# Back after a long time...



## Satt (Jul 16, 2009)

Hello everyone. I used to post here for a while in the Japanese style forums. With college and work my schedule hasn't been condusive to martial arts training for a while. I really want/need to get started again and I thought I would come back and say hi here. Unfortunately, I live in an area that has limited martial arts programs. (or I just don't know they are there) Does anyone know of some sort of national database of martial arts schools in the US? I know, I know...look in the phonebook. I am just curious of good websites though. By the way, I live in Cleveland, TN just north of Chattanooga. I used to train with a great Budo Taijutsu guy in North Georgia, but I don't know if he still teaches. Anyway, glad to be on again and I look forward to posting more often.

Jason


----------



## terryl965 (Jul 16, 2009)

Welcome back Jason


----------



## bluekey88 (Jul 16, 2009)

Welcome back!  Good luck in your search.  if you're still interested in bbt then check out the dojo trainig group listing at www.winjutsu.com

Peace,
Erik


----------



## Tensei85 (Jul 16, 2009)

Welcome back!


----------



## Satt (Jul 16, 2009)

Thanks all.
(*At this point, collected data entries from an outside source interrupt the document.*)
# jgrodzki/radix_sort

Measured on AMD Instinct MI355X. Metric: Gkeys/sec (u64), higher is better.
Workload: dtype u64

## Files before the change

radix_sort_amd/csrc/rsx.hip:

```cpp
#include "rsx_internal.hpp"
#include "rsx_misc_kernels.hpp"
#include "rsx_any_kernels.hpp"

#include <cmath>

using namespace rsx;
using namespace rsxh;

namespace {

bool layout_ok(const rsx_layout* L, bool any_width = false) {
    if (!L) return false;
    const uint32_t kb = L->key_bytes;
    if (any_width ? (kb < 1 || kb > 16) : !(kb == 1 || kb == 2 || kb == 4 || kb == 8 || kb == 16)) return false;
    if (L->key_kind > RSX_KEY_FLOAT) return false;
    if (L->key_kind == RSX_KEY_FLOAT && !(kb == 4 || kb == 8)) return false;
    if (L->elem_bytes == 0 || (uint64_t)L->key_offset + kb > L->elem_bytes) return false;
    return true;
}
const EsLaunchers* launchers_for(uint32_t es) {
    switch (es) {
        case 1: return &es_launchers<1>();
        case 2: return &es_launchers<2>();
        case 4: return &es_launchers<4>();
// ... 247 lines not shown
                       BT, xor_mask);
    RSX_HIP(hipGetLastError());
    ctx->last_path = PATH_COUNT16;
    return RSX_OK;
}

uint32_t wide_cap(uint32_t es) { return bucket_cape((int)es, wide_kpt_for((int)es), 1024); }
bool wide_forecast(rsx_ctx* ctx, size_t n, const rsx_layout* L, hipStream_t st) {
    const uint32_t es = L->elem_bytes, D = L->key_bytes;
    const bool wide_type = es >= 8 && D >= 4;
    const size_t wide_floor = D >= 8 ? 0 : es == 8 ? ((size_t)1 << 30) : ((size_t)2 << 30);
    const bool wide_size = wide_type && (uint64_t)n > mid_max_elems((int)es);
    bool wide = false;
    if (ctx->wide_mode == 2) {
        wide = wide_type && n >= 65536;
    } else if (((ctx->wide_mode == 1 && n * (size_t)es >= wide_floor) || ctx->wide_mode == 3) && wide_size &&
               (uint64_t)n / 65536u < (uint64_t)wide_cap(es)) {
        volatile uint32_t& hint = host_word(ctx, HV_WIDE_HINT);
        const uint64_t sig = 1ull | (uint64_t)(63 - __builtin_clzll((unsigned long long)n)) << 8 | (uint64_t)es << 16 | (uint64_t)L->key_offset << 24 |
                             (uint64_t)D << 32 | (uint64_t)L->key_kind << 40;
        if (ctx->wide_skip > 0 && sig == ctx->wide_refused_sig) {
            --ctx->wide_skip;
        } else if (hint == 2u && sig == ctx->wide_tried_sig) {
            hint = 0;
            ctx->wide_skip = 15;
            ctx->wide_refused_sig = sig;
        } else {
            if (hint == 2u) hint = 0;
            wide = true;
            ctx->wide_tried_sig = sig;
        }
    }
    return wide && !((ctx->ovf16 == nullptr || ctx->wide_buf == nullptr) && capturing(st));
}
int sort_wide(rsx_ctx* ctx, const EsLaunchers& K, void* d_data, void* d_tmp, size_t n, const rsx_layout* L, hipStream_t st) {
    const uint32_t es = L->elem_bytes, D = L->key_bytes;
    int rc = ensure_ovf16(ctx, st);
    if (rc) return rc;
    if (!ctx->wide_buf) {
        RSX_HIP(hipMalloc(reinterpret_cast<void**>(&ctx->wide_buf), WIDE_BUF_BYTES));
        RSX_HIP(hipMemsetAsync(reinterpret_cast<char*>(ctx->wide_buf) + WIDE_PLAN_OFFSET, 0, sizeof(WidePlan), st));
    }
    uint64_t* tot = reinterpret_cast<uint64_t*>(ctx->wide_buf);
    uint64_t* BT = tot + 65536;
    uint64_t* starts = BT + 256;
    WidePlan* plan = reinterpret_cast<WidePlan*>(reinterpret_cast<char*>(ctx->wide_buf) + WIDE_PLAN_OFFSET);
    const uint32_t* verdict = &plan->verdict;
    const RegionGeom geom = make_geom(ctx, n, es);
    size_t parts = n * (size_t)es / (32768 * sizeof(uint32_t));
    if (parts > (size_t)ctx->num_cu) parts = (size_t)ctx->num_cu;
    static_assert(bucket_cape(8, wide_kpt_for(8), 1024) < 0x8000u && bucket_cape(4, wide_kpt_for(4), 1024) < 0x8000u, "a bucket that fits LDS must not overflow a 16-bit counter");
    uint32_t k = ctx->wide_mode == 2 ? 0u : (uint32_t)(parts / geom.num_regions);
    if (k > 0) parts = (size_t)k * geom.num_regions;
    rc = K.wideplan(ctx, d_data, n, L, plan, st);
    if (rc) return rc;
    rc = K.count16top(ctx, d_data, n, L, plan, static_cast<uint32_t*>(d_tmp), (uint32_t)parts, geom.region_shift, k, st);
    if (rc) return rc;
    {
        LaunchTimer lt(ctx, RSX_PROF_SCAN, st);
        hipLaunchKernelGGL(rsx_total16_kernel, dim3(256), dim3(256), 0, st, static_cast<const uint32_t*>(d_tmp), (uint32_t)parts, ctx->ovf16, tot, BT);
        RSX_HIP(hipGetLastError());
        const uint64_t cap1024 = wide_big_form((int)es, n) ? wide_cap(es) : bucket_cap((int)es), cap512 = bucket_cap((int)es) / 2;
        hipLaunchKernelGGL(rsx_scan16_kernel, dim3(256), dim3(256), 0, st, tot, BT, starts, cap512 / 2, cap512, cap1024, group_shift(ctx, n, L),
                           ctx->wide_mode == 2 ? 1u : 0u, (uint64_t)bucket_cape((int)es, medium_kpt_for((int)es), 1024) * 150u, (uint64_t)n / 64u, plan,
                           ctx->host_err_dev + HV_WIDE_HINT, reinterpret_cast<uint32_t*>(ctx->wide_buf + WIDE_LEFT_OFFSET));
        RSX_HIP(hipGetLastError());
    }
    SortRun lsd;
    rc = begin_control(ctx, lsd, st, geom, false);
    if (rc) return rc;
    ctx->cb_last = lsd.cb;
    SortRun hyb = lsd;
    hyb.gate = Gate{verdict, VERDICT_PATH_MASK, VERDICT_HYBRID};
    hyb.spec_dev = &plan->specs[0];
    if (k > 0) {
        rc = K.marginal16(ctx, hyb, static_cast<const uint32_t*>(d_tmp), (uint32_t)parts, k, geom, J_of(ctx, hyb, 0), J_of(ctx, hyb, 1), st);
    } else {
        rc = K.hist(ctx, hyb, d_data, geom, L, D - 2, J_of(ctx, hyb, 0), J_of(ctx, hyb, 1), true, st);
    }
    if (rc) return rc;
    rc = K.sweep(ctx, hyb, SweepPass{0, false, 0}, d_data, d_tmp, geom, L, D - 2, J_of(ctx, hyb, 0), J_of(ctx, hyb, 1), nullptr, 1, st);
    if (rc) return rc;
    hyb.spec_dev = &plan->specs[1];
    rc = K.sweep(ctx, hyb, SweepPass{1, true, 0}, d_tmp, d_data, geom, L, D - 1, J_of(ctx, hyb, 1), nullptr, nullptr, 0, st);
    if (rc) return rc;
    rc = K.bucket16(ctx, hyb, d_data, d_tmp, n, L, starts, plan, st);
    if (rc) return rc;
    lsd.gate = Gate{verdict, VERDICT_PATH_MASK, VERDICT_LSD};
    rc = lsd_passes(ctx, K, lsd, d_data, d_tmp, n, L, geom, false, 0, st);
    if (rc) return rc;
    ctx->last_sort_passes = D;
    ctx->last_path = PATH_WIDE;
    end_control(ctx);
    return RSX_OK;
}
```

I found the e-mail address of the guy I used to study bbt with. I will wait a couple days for a response. If not, I may look into trying something else. It seems the ONLY thing around me is Taekwondo. There is nothing wrong with Taekwondo. I am sure it's a wonderful art, but I have never been attracted to it. There is a Taekwondo studio right next to my house that I just realized also teaches Jujitsu. Hmmm. I wander if I would enjoy that...

Jason


----------



## Tensei85 (Jul 16, 2009)

I'm not sure what your interests are as far as Martial Art Systems, but I would definitely check into the Jiu-jitsu. And maybe a little TKD on the side. 


Good luck


----------



## bowser666 (Jul 16, 2009)

Welcome back !  Hope you stay awhile.


----------



## stickarts (Jul 16, 2009)

welcome back!


----------



## tallgeese (Jul 17, 2009)

Welcome back!


----------



## Jack Meower (Jul 17, 2009)

Welcome back!


----------



## MJS (Jul 17, 2009)

Welcome back! 

Mike


----------



## MBuzzy (Jul 17, 2009)

Welcome back!


----------



## Domino (Jul 27, 2009)

Welcome back.
Found this for you, hope it possibly helps.
http://www.google.co.uk/search?q=Cl...s=org.mozilla:en-GB:official&client=firefox-a


----------